Your answer should be the exact lines of the data below from the one containing "using L = PlanOpsLds<NB>;" through the one containing "const int Bq = q ? J : I;"; please include nothing else.
Available records START
template <int NB>
__global__ __launch_bounds__(128 * NB) void k_plan_ops(PlanOpsArgs a) {
  using L = PlanOpsLds<NB>;
  constexpr int TP = 16 * NB, NK = 4 * NB, NOFF = NB * (NB - 1) / 2;
  constexpr int TRIP = (NB == 6) ? 12 : (NB == 2 ? 8 : 16);
  extern __shared__ __attribute__((aligned(16))) double smem[];
  __shared__ int last;
  const int tid = threadIdx.x, lane = tid & 63, g = lane >> 4, c = lane & 15;
  const int wave = __builtin_amdgcn_readfirstlane(tid >> 6);
  const int k = blockIdx.x / NOFF;
  int I, J = 1;
  {
    int t = blockIdx.x % NOFF;
    while (t >= J) t -= J++;
    I = t;
  }
  const bool dI = J == I + 1, dJ = dI && J == NB - 1;
  const int T = a.T;
  const double* Z = a.Z + (size_t)k * TP * TP;
  const double* S = a.S + (size_t)k * TP * TP;
  double* colS = smem + L::COL;
  double* rowS = smem + L::ROW;
  double* pS = smem + L::P;
  double* qT = smem + L::QT;
  const int q = wave / NB, wa = wave % NB;
  const int Bq = q ? J : I;

  const bool same = a.reuse.same[k] != 0;
  {
    double* Kc = a.Kinv + (size_t)k * TP * TP + (wa * NB + Bq) * L::TILE + lane * 4;
    d4 ccol = (d4){0.0, 0.0, 0.0, 0.0}, crow = (d4){0.0, 0.0, 0.0, 0.0};
    if (same) {
      ccol = *reinterpret_cast<const d4*>(Kc);
      crow = *reinterpret_cast<const d4*>(a.Kinv + (size_t)k * TP * TP + (Bq * NB + wa) * L::TILE + lane * 4);
    } else {
      const double* Za = Z + 16 * wa + c;
      const double* Zb = Z + 16 * Bq + c;
#pragma unroll
      for (int k0 = 0; k0 < NK; k0 += TRIP) {
        double za[TRIP], zb[TRIP];
#pragma unroll
        for (int u = 0; u < TRIP; ++u) {
          const int kk = 4 * (k0 + u) + g;
          za[u] = Za[(size_t)kk * TP];
          zb[u] = Zb[(size_t)kk * TP];
        }
        __builtin_amdgcn_sched_barrier(0);
#pragma unroll
        for (int u = 0; u < TRIP; ++u) {
          ccol = mfma(za[u], zb[u], ccol);
          crow = mfma(zb[u], za[u], crow);
        }
      }
      if (q == 0 ? dI : dJ) *reinterpret_cast<d4*>(Kc) = ccol;
    }
    *reinterpret_cast<d4*>(colS + (q * NB + wa) * L::TILE + lane * 4) = ccol;
#pragma unroll
    for (int r = 0; r < 4; ++r) rowS[(q * NB + wa) * L::TILE_T + (g + 4 * r) * 17 + c] = crow[r];
  }
  __syncthreads();

  {
    const double* Scol = S + (size_t)g * TP + 16 * wa + c;
    const double* cs = colS + q * NB * L::TILE + lane * 4;
    d4 acc = (d4){0.0, 0.0, 0.0, 0.0};
#pragma unroll
    for (int k0 = 0; k0 < NK; k0 += TRIP) {
      double sv[TRIP];
#pragma unroll
      for (int u = 0; u < TRIP; ++u) sv[u] = Scol[(size_t)(4 * (k0 + u)) * TP];
      __builtin_amdgcn_sched_barrier(0);
#pragma unroll
      for (int u = 0; u < TRIP; ++u) acc = mfma(sv[u], cs[((k0 + u) >> 2) * L::TILE + ((k0 + u) & 3)], acc);
    }
    *reinterpret_cast<d4*>(pS + (q * NB + wa) * L::TILE + lane * 4) = acc;
  }
  __syncthreads();

  if (wave < 2 || (wave == 2 && dI) || (wave == 3 && dJ)) {
    const int sr = wave & 1, sp = (wave < 2) ? 1 - sr : sr;
    const double* rs_ = rowS + sr * NB * L::TILE_T + c * 17 + g;
    const double* ps = pS + sp * NB * L::TILE + lane * 4;
    d4 acc = (d4){0.0, 0.0, 0.0, 0.0};
#pragma unroll
    for (int u = 0; u < NK; ++u) acc = mfma(rs_[(u >> 2) * L::TILE_T + 4 * (u & 3)], ps[(u >> 2) * L::TILE + (u & 3)], acc);
#pragma unroll
    for (int r = 0; r < 4; ++r) qT[wave * L::TILE_T + (g + 4 * r) * 17 + c] = acc[r];
  }
  constexpr int WA = NB > 2 ? 4 : 2;
  if ((wave == WA && dI) || (wave == WA + 1 && dJ)) {
    const int sq = wave - WA;
    const double* cs = colS + sq * NB * L::TILE;
    const double cc = a.scal[8 * k];
    const double* mu = a.mean + (size_t)k * T;
    const int i = 16 * (sq ? J : I) + c;
    double s = 0.0, rs = 0.0;
    if (g == 0 && i < T) {
#pragma unroll 8
      for (int j = 0; j < T; ++j) {
        const int jj = j & 15;
        const double kij = cs[(j >> 4) * L::TILE + (16 * (jj & 3) + c) * 4 + (jj >> 2)];
        s = fma(kij, mu[j], s);
        rs += fabs(kij);
      }
    }
    if (g == 0) a.ap[(size_t)k * TP + i] = cc * s;
    const double rmax = wave_allreduce<true>(fmax(0.0, rs));
    if (lane == 0) atomicMax(reinterpret_cast<unsigned long long*>(a.scal + 8 * k + 6), (unsigned long long)__double_as_longlong(rmax));
  }
  __syncthreads();

  {
    const double cc = a.scal[8 * k];
    double* Mp = a.Mp + (size_t)k * TP * TP;
    constexpr int NHh = NB / 2;
    for (int e = tid; e < 1024; e += 128 * NB) {
      const int m = e >> 8, rr = (e >> 4) & 15, c2 = e & 15;
      if ((m == 2 && !dI) || (m == 3 && !dJ)) continue;
      const int sm = m & 1, so = (m < 2) ? 1 - sm : sm;
      const int bi = sm ? J : I, bj = so ? J : I;
      const int qa = m, qb = (m < 2) ? 1 - m : m;
      const int i = 16 * bi + rr, j = 16 * bj + c2;
      double v = 0.0;
      if (i < T && j < T)
        v = plan_mp_value(cc, qT[qa * L::TILE_T + rr * 17 + c2], qT[qb * L::TILE_T + c2 * 17 + rr],
                          rowS[(sm * NB + bj) * L::TILE_T + rr * 17 + c2], rowS[(so * NB + bi) * L::TILE_T + c2 * 17 + rr]);
      Mp[(size_t)i * TP + plan_mp_col(j, NHh)] = v;
    }
  }

  if (!dI) return;
  if (!same && I == 0) {
    if (tid == 0) {
      a.reuse.key_jit[k] = __double_as_longlong(a.scal[8 * k + 5]);
      a.reuse.info[k] = a.info ? a.info[k] : 0;
    }
    if (k == 0)
      for (int i = tid; i < TP; i += 128 * NB) a.xb_copy[i] = (i < T) ? a.xb[i] : 0.0;
  }
  __syncthreads();
  if (tid == 0) {
    __threadfence();
    last = atomicAdd(a.done, 1u) == (unsigned)(a.K * (NB - 1)) - 1u ? 1 : 0;
  }
  __syncthreads();
  if (last && tid == 0) {
    __threadfence();
    plan_acc_flags(a.scal, a.K, a.tol, a.acc_list);
    a.fb[0] = 0;
    a.fb[1 + PAIRS_FB_CAP] = 0;
    *a.done = 0u;
    for (int kk = 0; kk < a.K; ++kk) a.reuse.valid[kk] = 1;
  }
}

template <int NB>
int launch_plan_ops(const PlanOpsArgs& a, hipStream_t st) {
  const size_t lds = PlanOpsLds<NB>::BYTES;
  if (int rc = hgp_internal_ensure_dynamic_lds(reinterpret_cast<const void*>(&k_plan_ops<NB>), lds)) return rc;
  hipLaunchKernelGGL(k_plan_ops<NB>, dim3(a.K * (NB * (NB - 1) / 2)), dim3(128 * NB), lds, st, a);
  return launch_status();
}

static int tp_for(int n) {
  if (n <= HGP_MAX_T_WAVE) return 16 * nb_for(n);
  return n <= 192 ? 192 : 256;
}

size_t plan_layout(hgp_pairs_plan* p, int T, int Ts_max, int K, char* base) {
  const size_t TP = (size_t)tp_for(std::max(T, Ts_max));
  const size_t mat = (size_t)K * TP * TP * sizeof(double);
  p->TP = (int)TP;
  p->NB = p->TP / 16;
  p->coop = p->TP > HGP_MAX_T_WAVE;
  size_t o = 0;
  auto take = [&](auto*& member, size_t bytes) {
    if (base) member = reinterpret_cast<std::remove_reference_t<decltype(member)>>(base + o);
    o += (bytes + 255) & ~(size_t)255;
  };
  take(p->d_theta, (size_t)K * 3 * sizeof(double));
  take(p->d_scal, (size_t)K * 8 * sizeof(double));
  take(p->d_A, mat);
  take(p->d_S, mat);
  take(p->d_Z, mat);
  take(p->d_Kinv, mat);
  take(p->d_P, mat);
  take(p->d_Q, mat);
  take(p->d_Mp, mat);
  take(p->d_ap, (size_t)K * TP * sizeof(double));
  take(p->d_perm, (size_t)K * sizeof(int32_t));
  take(p->d_xb, TP * sizeof(double));
  if (p->coop) {
    const size_t nb = (size_t)p->NB;
    const size_t cap = (nb >= 12) ? 48 : (nb == 8 ? 24 : 16);
    const size_t over = nb * nb > cap ? nb * nb - cap : 0;
    p->nscr = over ? (nb >= 12 ? 512 : 1024) : 0;
    p->escr_stride = (long)(over * 256);
    take(p->d_escr, (size_t)p->nscr * over * 256 * sizeof(double));
    take(p->d_eflags, ((size_t)p->nscr + 1) * sizeof(int32_t));
  }
  size_t sz[6];
  hgp_internal_acc_bytes((int)TP, K, sz);
  take(p->d_Lop, sz[0]);
  take(p->d_LTop, sz[1]);
  take(p->d_Dop, sz[2]);
  take(p->d_Sop, sz[3]);
  take(p->d_mu, sz[4]);
  take(p->d_sscr, sz[5]);
  take(p->d_acc_list, (size_t)(K + 1) * sizeof(int32_t));
  take(p->d_fb, (size_t)(PAIRS_FB_CAP + 2) * sizeof(int32_t));
  return o;
}

}

#ifdef HGP_STAMPS
unsigned long long* hgp_internal_stamp_dev = nullptr;
#endif

extern "C" {

size_t hgp_pairs_plan_device_bytes(int T, int Ts_max, int K) {
  if (T <= 0 || Ts_max <= 0 || K <= 0) return 0;
  hgp_pairs_plan sizing;
  return plan_layout(&sizing, T, Ts_max, K, nullptr);
}

int hgp_pairs_plan_create(hgp_pairs_plan** plan, int T, int Ts_max, int K, const double* theta_host, void* dev_buf,
                          size_t dev_bytes) {
  if (!plan || !theta_host || !dev_buf || T <= 0 || Ts_max <= 0 || K <= 0) return -1;
  if (T > HGP_MAX_T_COOP || Ts_max > HGP_MAX_T_COOP) return -2;
  if (dev_bytes < hgp_pairs_plan_device_bytes(T, Ts_max, K)) return -1;
  for (int k = 0; k < K; ++k)
    if (!(theta_host[3 * k] > 0.0) || !(theta_host[3 * k + 1] > 0.0)) return -1;
  hgp_pairs_plan* p = new (std::nothrow) hgp_pairs_plan();
  if (!p) return -1;
  p->T = T;
  p->K = K;
  p->theta.assign(theta_host, theta_host + 3 * (size_t)K);
  p->perm.resize(K);
  for (int k = 0; k < K; ++k) p->perm[k] = k;
  std::stable_sort(p->perm.begin(), p->perm.end(),
                   [&](int a, int b) { return p->theta[3 * a + 1] < p->theta[3 * b + 1]; });
  for (int i = 0; i < K;) {
    int j = i;
    double ell = p->theta[3 * p->perm[i] + 1];
    while (j < K && p->theta[3 * p->perm[j] + 1] == ell) ++j;
    p->grp_beg.push_back(i);
    p->grp_end.push_back(j);
    p->grp_ell.push_back(ell);
    i = j;
  }
  plan_layout(p, T, Ts_max, K, (char*)dev_buf);
  if (hipMemset(p->d_fb, 0, (size_t)(PAIRS_FB_CAP + 2) * sizeof(int32_t)) != hipSuccess) {
    delete p;
    return 1000 + (int)hipGetLastError();
  }
  if (!p->coop && hipMemset(p->d_P, 0, 256) != hipSuccess) {
    delete p;
    return 1000 + (int)hipGetLastError();
  }
  if (!p->coop && hipMemset(p->d_Q, 0, (size_t)K * PlanReuse::BYTES_PER_CLUSTER) != hipSuccess) {
    delete p;
    return 1000 + (int)hipGetLastError();
  }
  if (p->coop && hipMemset(p->d_eflags, 0, (p->nscr + 1) * sizeof(int32_t)) != hipSuccess) {
    delete p;
    return 1000 + (int)hipGetLastError();
  }
  if (hipMemcpy(p->d_theta, p->theta.data(), sizeof(double) * 3 * K, hipMemcpyHostToDevice) != hipSuccess ||
      hipMemcpy(p->d_perm, p->perm.data(), sizeof(int32_t) * K, hipMemcpyHostToDevice) != hipSuccess) {
    delete p;
    return 1000 + (int)hipGetLastError();
  }
  *plan = p;
  return 0;
}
Available records END
→ **Written answer**
  using L = PlanOpsLds<NB>;
  constexpr int TP = 16 * NB, NK = 4 * NB, NOFF = NB * (NB - 1) / 2;
  constexpr int TRIP = (NB == 6) ? 12 : (NB == 2 ? 8 : 16);
  extern __shared__ __attribute__((aligned(16))) double smem[];
  __shared__ int last;
  const int tid = threadIdx.x, lane = tid & 63, g = lane >> 4, c = lane & 15;
  const int wave = __builtin_amdgcn_readfirstlane(tid >> 6);
  const int k = blockIdx.x / NOFF;
  int I, J = 1;
  {
    int t = blockIdx.x % NOFF;
    while (t >= J) t -= J++;
    I = t;
  }
  const bool dI = J == I + 1, dJ = dI && J == NB - 1;
  const int T = a.T;
  const double* Z = a.Z + (size_t)k * TP * TP;
  const double* S = a.S + (size_t)k * TP * TP;
  double* colS = smem + L::COL;
  double* rowS = smem + L::ROW;
  double* pS = smem + L::P;
  double* qT = smem + L::QT;
  const int q = wave / NB, wa = wave % NB;
  const int Bq = q ? J : I;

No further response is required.